When I dug out of the hole I was in I decided to share my story and my experiences with depression, anxiety, trauma and mental illness. I decided that putting on a fake smile and hiding the real me was not doing anyone any good. It has been difficult but also amazing. There are days where I wonder if people think I am crazy or whiny or just plain negative but there are also days where I have had people tell me that my sharing has helped them to hold on and keep trying.
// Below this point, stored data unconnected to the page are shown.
### efficient-gnns_b200/csrc/gemm_tf32x3.cu

```cuda
#include <cuda.h>

#include "common.cuh"
#include "tc_common.cuh"

namespace b200gnn {
namespace gemm {
using namespace tc;

constexpr int BM = 128, BK = 32;
constexpr int THREADS = 384;
constexpr int CONSUMER_WARPS = 8;
constexpr int TILE_BYTES = BM * BK * 4;
constexpr int BAR_BYTES = 256;
constexpr int EPI_BYTES = CONSUMER_WARPS * 16 * 32 * 4;
constexpr int STAT_MAX_N = 256;
constexpr int STAT_BYTES = CONSUMER_WARPS * 2 * STAT_MAX_N * 4;
constexpr int XY_ROWS = 16;
constexpr int XY_SLOT_BYTES = 2 * XY_ROWS * 32 * 4;
constexpr int XY_BYTES = CONSUMER_WARPS * 2 * XY_SLOT_BYTES;
constexpr int XY_BAR_OFF = 128;
constexpr int BNBWD_TMA_MAX_K = 128;

template <int BN_T, int NSTAGE, int EXTRA = 0>
struct Cfg {
  static constexpr int BN = BN_T, STAGES = NSTAGE;
  static constexpr int B_TILE_BYTES = BN_T * BK * 4;
  static constexpr int STAGE_BYTES = TILE_BYTES + 2 * B_TILE_BYTES;
  static constexpr int ACC = BN_T / 2;
  static constexpr int SMEM_BYTES = NSTAGE * STAGE_BYTES + BAR_BYTES + EPI_BYTES + STAT_BYTES + EXTRA + 1024;
  static_assert(B_TILE_BYTES % 1024 == 0 && (BN_T == 128 || BN_T == 48), "tile shape (wgmma wrappers: N = 128, 48)");
  static_assert(2 * NSTAGE * 8 <= XY_BAR_OFF, "barrier block");
  static_assert(SMEM_BYTES <= 232448, "shared memory");
};

__device__ __forceinline__ void mma(float (&d)[64], const uint32_t (&a)[4], uint64_t b, uint32_t s) { wgmma_tf32_n128_rs(d, a, b, s); }
__device__ __forceinline__ void mma(float (&d)[24], const uint32_t (&a)[4], uint64_t b, uint32_t s) { wgmma_tf32_n48_rs(d, a, b, s); }

__device__ __forceinline__ uint32_t a_frag_offset(int r0, int lane) { return r0 * 128 + ((lane >> 2) << 4) + (lane & 3) * 4; }
__device__ __forceinline__ void load_a(uint32_t frag, uint32_t (&v)[BK / 8][4]) {
  asm("" : "+r"(frag));
#pragma unroll
  for (int k = 0; k < BK / 8; ++k)
#pragma unroll
    for (int i = 0; i < 4; ++i) v[k][i] = lds32((frag ^ ((2 * k + (i >> 1)) << 4)) + (i & 1) * 8 * 128);
}

__device__ __forceinline__ int stg(int r, int c4) { return r * 32 + ((c4 ^ (r & 7)) << 2); }

struct Params {
  float* C;
  const float* bias;
  int64_t ldc;
  int32_t M, N, K;
  int32_t accumulate;
  float* Cp[16];
  int32_t n_peer, kc;
  int64_t row_off;
  int32_t bcast;
  int32_t stat_mode;
  float* stat_partial;
  const float* bn_x;
  const float* bn_y;
  const float* bn_mean;
  const float* bn_invstd;
  float inv_keep;
};

__device__ __forceinline__ void load_bn_chunk(const Params& p, int m0, int col, int q, int lane, float4 (&x)[4], float4 (&y)[4]) {
  if (col + 32 > p.N) return;
  const int sub = lane >> 3, cq = (lane & 7) * 4;
#pragma unroll
  for (int it = 0; it < 4; ++it) {
    const int grow = m0 + q * 16 + it * 4 + sub;
    if (grow < p.M) {
      const size_t o = (size_t)grow * p.ldc + col + cq;
      x[it] = __ldg(reinterpret_cast<const float4*>(p.bn_x + o));
      y[it] = __ldg(reinterpret_cast<const float4*>(p.bn_y + o));
    }
  }
}
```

Sometimes it feels odd in a regular conversation to talk about therapy or meds or any other regular part of my life and sometimes I get odd looks when I speak of these things so naturally and nonchalantly. But this is how we stop the stigma. This is how we make it ok. And if I get a few weird looks or some people who don’t want to talk to me anymore I think that it is 100% worth it.

Let’s continue to talk about these things like they are normal. Because they are. When someone asks you how you are doing try telling the truth. It feels weird at first but eventually it becomes normal. And that is a magical feeling.

Most of all check on your friends. Especially the ones that seem okay. Especially the strong ones. Because those are the ones that are usually struggling. Let it be know that you are there and you care and that when you ask how they are you want the truth. Make sure they know you are prepared for truth and that you love them no matter what. Sometimes that can be the one thing that makes a world of difference in the middle of the darkness.

Remember it gets better. I am living proof of that. It is not always easy but it is worth it. I am so glad that each and every one of you are here. We need you.

Love to all of you. The unconditional kind.